def lib() -> C.CDLL:
    global _lib
    if _lib is None:
        if not os.path.exists(LIB_PATH):
            raise LnxError(
                f"{LIB_PATH} is missing: build it with `python -c 'import __graft_entry__ as g; g.build()'` "
                "(or `make -C linnaeus_amd/csrc`). linnaeus_amd has no CPU fallback."
            )
        _lib = C.CDLL(LIB_PATH)
        _lib.lnx_last_error.restype = C.c_char_p
        _lib.lnx_nt_kernel_launches.restype = C.c_int64
        _lib.lnx_convmlp_bwd_ws_floats.restype = C.c_int64
        _lib.lnx_meta_heads_bwd_part_floats.restype = C.c_int64
        if hasattr(_lib, "lnx_ademamix_step"):
            _lib.lnx_ademamix_step.argtypes = [C.c_void_p, C.c_void_p, C.c_int, C.c_int, C.POINTER(AdEMAMixHyper), C.c_void_p, C.c_float, C.c_void_p]
        if hasattr(_lib, "lnx_gradnorm_sumsq"):
            _lib.lnx_gradnorm_sumsq.argtypes = [C.c_void_p, C.c_int, C.c_int, C.c_int, C.c_int64, C.c_void_p, C.c_void_p, C.c_void_p, C.c_void_p]
        if hasattr(_lib, "lnx_metrics_update"):
            _lib.lnx_metrics_update.argtypes = [C.POINTER(MetricsArgs), C.c_void_p]
            _lib.lnx_metrics_table_sizes.argtypes = [C.c_int, C.c_int, C.c_int, C.POINTER(C.c_int64), C.POINTER(C.c_int64)]
        if hasattr(_lib, "lnx_predict"):
            _lib.lnx_predict.argtypes = [C.POINTER(PredictArgs), C.c_void_p]
            _lib.lnx_predict.restype = C.c_int
        older = bool(os.environ.get("LNX_LIB_PATH")) and os.environ.get("LNX_LIB_OLDER") == "1"
        for name in EXPORTS:
            if not hasattr(_lib, name) and not older:
                raise LnxError(f"{LIB_PATH} does not export {name}; rebuild it")
    return _lib


def check(rc: int, what: str) -> None:
    if rc != 0:
        raise LnxError(f"{what} failed (rc={rc}): {lib().lnx_last_error().decode()}")


AUG_CLAMP, AUG_POSTERIZE, AUG_SOLARIZE, AUG_SOLARIZE_ADD, AUG_INVERT, AUG_BRIGHTNESS, AUG_CONTRAST = range(7)

NT_KERNEL_NONE, NT_KERNEL_V1, NT_KERNEL_V2, NT_KERNEL_SKINNY, NT_KERNEL_V4, NT_KERNEL_FP8, NT_KERNEL_V7, NT_KERNEL_MX8, NT_KERNEL_V9, NT_KERNEL_EXPERIMENT = 0, 1, 2, 3, 4, 6, 7, 8, 9, 15

ROPE_COS, ROPE_ROTATE = 0, 1

ATTN_KERNEL_NONE, ATTN_KERNEL_RES4, ATTN_KERNEL_RES8, ATTN_KERNEL_TILED4, ATTN_KERNEL_TILED8 = range(5)

EXPORTS = [
    "lnx_last_error", "lnx_version", "lnx_device_cus", "lnx_set_cu_margin",
    "lnx_gemm_nt", "lnx_last_nt_kernel", "lnx_nt_kernel_launches", "lnx_nt_dispatch", "lnx_gemm_tn", "lnx_gemm_tn_flush", "lnx_gemm_tn_discard", "lnx_amax", "lnx_quantize_fp8", "lnx_gemm_nt_fp8", "lnx_quantize_mxfp8", "lnx_gemm_nt_mxfp8", "lnx_dropout_mul", "lnx_dropout_residual", "lnx_plan_dropout_bytes", "lnx_plan_set_dropout", "lnx_plan_attn_dropout_bytes", "lnx_plan_set_attn_dropout",
    "lnx_layernorm_fwd", "lnx_layernorm_bwd", "lnx_layernorm_bwd_flush", "lnx_layernorm_bwd_discard",
    "lnx_dwconv7_fwd", "lnx_dwconv7_wgrad",
    "lnx_gemm_nt_group_ok", "lnx_gemm_nt_group", "lnx_rope_cos_table", "lnx_rope_cos_table_hd", "lnx_rope_cossin_table_hd", "lnx_rope_cos_tables", "lnx_attn_bwd_ws_floats", "lnx_attn_bwd_ws_floats_hd", "lnx_attn_fwd", "lnx_attn_bwd", "lnx_attn_bwd_flush", "lnx_attn_bwd_discard", "lnx_attn_dispatch", "lnx_last_attn_kernel",
    "lnx_im2col_stem", "lnx_scale_cast", "lnx_layerscale_bwd", "lnx_layerscale_apply_wgrad", "lnx_fill_rows", "lnx_colsum_rows",
    "lnx_agg2_fwd", "lnx_agg2_bwd", "lnx_pack_meta", "lnx_meta_heads_supported", "lnx_meta_heads_fwd", "lnx_meta_heads_bwd", "lnx_meta_heads_bwd_part_floats", "lnx_prep_weights", "lnx_prep_blocks", "lnx_softce", "lnx_softce_multi", "lnx_stem_fwd", "lnx_stem_fwd_ok", "lnx_adamw_blocks", "lnx_grad_sumsq", "lnx_adamw_step", "lnx_ademamix_step", "lnx_gradnorm_sumsq", "lnx_gradnorm_update",
    "lnx_metrics_table_sizes", "lnx_metrics_update", "lnx_predict",
    "lnx_mix_rows", "lnx_mix_meta",
    "lnx_aug_pointwise", "lnx_aug_saturation", "lnx_aug_rowstat", "lnx_aug_rescale", "lnx_aug_affine", "lnx_aug_stencil", "lnx_erase_rects", "lnx_u8hwc_to_f32chw",
    "lnx_convmlp_supported", "lnx_convmlp_fwd", "lnx_convmlp_bwd", "lnx_convmlp_bwd_ws_floats",
    "lnx_plan_create", "lnx_plan_destroy", "lnx_plan_workspace_bytes", "lnx_plan_num_params", "lnx_plan_param_name",
    "lnx_plan_param_numel", "lnx_plan_num_drop_calls", "lnx_plan_logits_numel", "lnx_plan_logits_offset", "lnx_plan_logits_ld",
    "lnx_plan_bind", "lnx_plan_forward", "lnx_plan_backward", "lnx_plan_backward_into", "lnx_plan_segment_params", "lnx_plan_profile_begin", "lnx_plan_profile_end", "lnx_plan_profile_begin_spans", "lnx_plan_profile_end_ex", "lnx_plan_set_wgrad_stream", "lnx_plan_set_meta_stream",
]
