# zhangganlin/GlORIE-SLAM

Measured on AMD Instinct MI355X. Metric: DSPO BA-update iters/sec + rendered rays/sec, 640x480 Replica keyframe graph, higher is better.
Workload: dtype f16 corr/ConvGRU, f32 Jacobians, f64 solve; render: f32 (decoder matmuls as 3-term f16 splits, f32 accumulate); 1 GPU; G8: 8 keyframes, 36 edges, 60x80 (640x480/8), BA itrs=2, DSPO stages alternating, context part of the GRU gates (one map per source keyframe) re-evaluated for all keyframes every 12 steps; multiview_filter.thresh = 0.25 (reference ships 0.01, configs/mono_point_slam.yaml:75: with untrained weights 0.01 rejects > 80 % of every frame and no depth_scale step would reach stage 2); render: 524k-point c; edges_local=36, edges_total=36, hw=4800, keyframes=8, parallelism=single GPU

## Files before the change

glorie_slam_amd/csrc/ba.hip:

```cpp
#include <hip/hip_runtime.h>
#include <stdint.h>
#include <math.h>
#include "common.hiph"
#include "se3.hiph"
#include "ba_common.hiph"

namespace glorie {

__device__ __forceinline__ void block_inclusive_scan(int* a, int n) {
  const int tid = threadIdx.x;
  for (int off = 1; off < n; off <<= 1) {
    int tmp[4];
#pragma unroll
    for (int q = 0; q < 4; ++q) {
      const int f = tid + q * 1024;
      tmp[q] = (f < n) ? a[f] + (f >= off ? a[f - off] : 0) : 0;
    }
    __syncthreads();
#pragma unroll
    for (int q = 0; q < 4; ++q) {
      const int f = tid + q * 1024;
      if (f < n) a[f] = tmp[q];
    }
    __syncthreads();
  }
}

__global__ __launch_bounds__(1024) void ba_prepare_kernel(BaWork wk, const int64_t* __restrict__ ii,
                                                          int B, int N, int M, int t0, int t1) {
  if (ba_skipped(wk)) return;
  extern __shared__ int sm[];
  int* cnt = sm;
  int* scan = sm + B;
  int* slot = sm + 2 * B;
  int* eii = sm + 3 * B;
  const int tid = threadIdx.x;
  if (tid == 0 && wk.gate_hits) atomicAdd(wk.gate_hits, 1);
  for (int f = tid; f < B; f += 1024) cnt[f] = 0;
  if (tid < 4) wk.status[tid] = 0;
  __syncthreads();
  for (int n = tid; n < N; n += 1024) {
    const int f = (int)ii[n];
    eii[n] = f;
    if (f >= 0 && f < B) atomicAdd(&cnt[f], 1);
  }
  __syncthreads();
  for (int f = tid; f < B; f += 1024) scan[f] = (cnt[f] > 0 || (f >= t0 && f < t1)) ? 1 : 0;
  __syncthreads();
  block_inclusive_scan(scan, B);
  const int Mdev = B > 0 ? scan[B - 1] : 0;
  for (int f = tid; f < B; f += 1024) {
    const int present = (cnt[f] > 0 || (f >= t0 && f < t1)) ? 1 : 0;
    const int sl = present ? scan[f] - 1 : -1;
    slot[f] = sl;
    wk.slot_of_frame[f] = sl;
    if (sl >= 0 && sl < M) wk.kx[sl] = f;
  }
  if (tid == 0) {
    wk.status[1] = Mdev;
    if (Mdev != M) atomicOr(&wk.status[0], BA_ST_M_MISMATCH);
  }
  __syncthreads();
  if (Mdev != M) return;
  for (int sl = tid; sl < M; sl += 1024) scan[sl] = 0;
  __syncthreads();
  for (int f = tid; f < B; f += 1024)
    if (slot[f] >= 0) scan[slot[f]] = cnt[f];
  __syncthreads();
  block_inclusive_scan(scan, M);
  for (int sl = tid; sl <= M; sl += 1024) wk.csr_ptr[sl] = (sl == 0) ? 0 : scan[sl - 1];
  for (int f = tid; f < B; f += 1024) {
    const int sl = slot[f];
    if (sl < 0 || cnt[f] == 0) continue;
    int o = (sl == 0) ? 0 : scan[sl - 1];
    for (int n = 0; n < N; ++n)
      if (eii[n] == f) wk.csr_edge[o++] = n;
  }
}

struct PixJ {
  float Ju[6], Jv[6];
  float Jzu, Jzv;
  float ru, rv;
  float wu, wv;
};

__device__ __forceinline__ void pixel_terms(const Pose g, float fx, float fy, float cx, float cy,
                                            float u, float v, float disp, float tu, float tv,
                                            float wgt_u, float wgt_v, PixJ& o) {
  float Xi[4], Xj[4];
  Xi[0] = (u - cx) / fx;
  Xi[1] = (v - cy) / fy;
  Xi[2] = 1.0f;
  Xi[3] = disp;
  se3_act(g, Xi, Xj);
  const float x = Xj[0], y = Xj[1], hh = Xj[3];
  const bool near = Xj[2] < 0.25f;
  const float d = near ? 0.0f : 1.0f / Xj[2];
  const float d2 = d * d;
  o.wu = near ? 0.0f : 0.001f * wgt_u;
  o.wv = near ? 0.0f : 0.001f * wgt_v;
  o.ru = tu - (fx * d * x + cx);
  o.rv = tv - (fy * d * y + cy);
  o.Ju[0] = fx * (hh * d);
  o.Ju[1] = fx * 0.0f;
  o.Ju[2] = fx * (-x * hh * d2);
  o.Ju[3] = fx * (-x * y * d2);
  o.Ju[4] = fx * (1.0f + x * x * d2);
  o.Ju[5] = fx * (-y * d);
  o.Jzu = fx * (g.t.x * d - g.t.z * (x * d2));
  o.Jv[0] = fy * 0.0f;
  o.Jv[1] = fy * (hh * d);
  o.Jv[2] = fy * (-y * hh * d2);
  o.Jv[3] = fy * (-1.0f - y * y * d2);
  o.Jv[4] = fy * (x * y * d2);
  o.Jv[5] = fy * (x * d);
  o.Jzv = fy * (g.t.y * d - g.t.z * (y * d2));
}

__device__ __forceinline__ void edge_adjoint(const Pose g, float L[36]) {
#pragma unroll
  for (int m = 0; m < 6; ++m) {
    float X[6] = {0, 0, 0, 0, 0, 0}, Y[6];
    X[m] = 1.0f;
    se3_adjT(g, X, Y);
#pragma unroll
    for (int r = 0; r < 6; ++r) L[r * 6 + m] = Y[r];
  }
}
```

(Task):
Return, please, the lines of the data from the first through the line containing "if not hasattr(_lib, name)", both kept, exactly as they stand and nothing more.

(Answer for the task):
def lib() -> C.CDLL:
    global _lib
    if _lib is None:
        if not os.path.exists(LIB_PATH):
            raise LnxError(
                f"{LIB_PATH} is missing: build it with `python -c 'import __graft_entry__ as g; g.build()'` "
                "(or `make -C linnaeus_amd/csrc`). linnaeus_amd has no CPU fallback."
            )
        _lib = C.CDLL(LIB_PATH)
        _lib.lnx_last_error.restype = C.c_char_p
        _lib.lnx_nt_kernel_launches.restype = C.c_int64
        _lib.lnx_convmlp_bwd_ws_floats.restype = C.c_int64
        _lib.lnx_meta_heads_bwd_part_floats.restype = C.c_int64
        if hasattr(_lib, "lnx_ademamix_step"):
            _lib.lnx_ademamix_step.argtypes = [C.c_void_p, C.c_void_p, C.c_int, C.c_int, C.POINTER(AdEMAMixHyper), C.c_void_p, C.c_float, C.c_void_p]
        if hasattr(_lib, "lnx_gradnorm_sumsq"):
            _lib.lnx_gradnorm_sumsq.argtypes = [C.c_void_p, C.c_int, C.c_int, C.c_int, C.c_int64, C.c_void_p, C.c_void_p, C.c_void_p, C.c_void_p]
        if hasattr(_lib, "lnx_metrics_update"):
            _lib.lnx_metrics_update.argtypes = [C.POINTER(MetricsArgs), C.c_void_p]
            _lib.lnx_metrics_table_sizes.argtypes = [C.c_int, C.c_int, C.c_int, C.POINTER(C.c_int64), C.POINTER(C.c_int64)]
        if hasattr(_lib, "lnx_predict"):
            _lib.lnx_predict.argtypes = [C.POINTER(PredictArgs), C.c_void_p]
            _lib.lnx_predict.restype = C.c_int
        older = bool(os.environ.get("LNX_LIB_PATH")) and os.environ.get("LNX_LIB_OLDER") == "1"
        for name in EXPORTS:
            if not hasattr(_lib, name) and not older:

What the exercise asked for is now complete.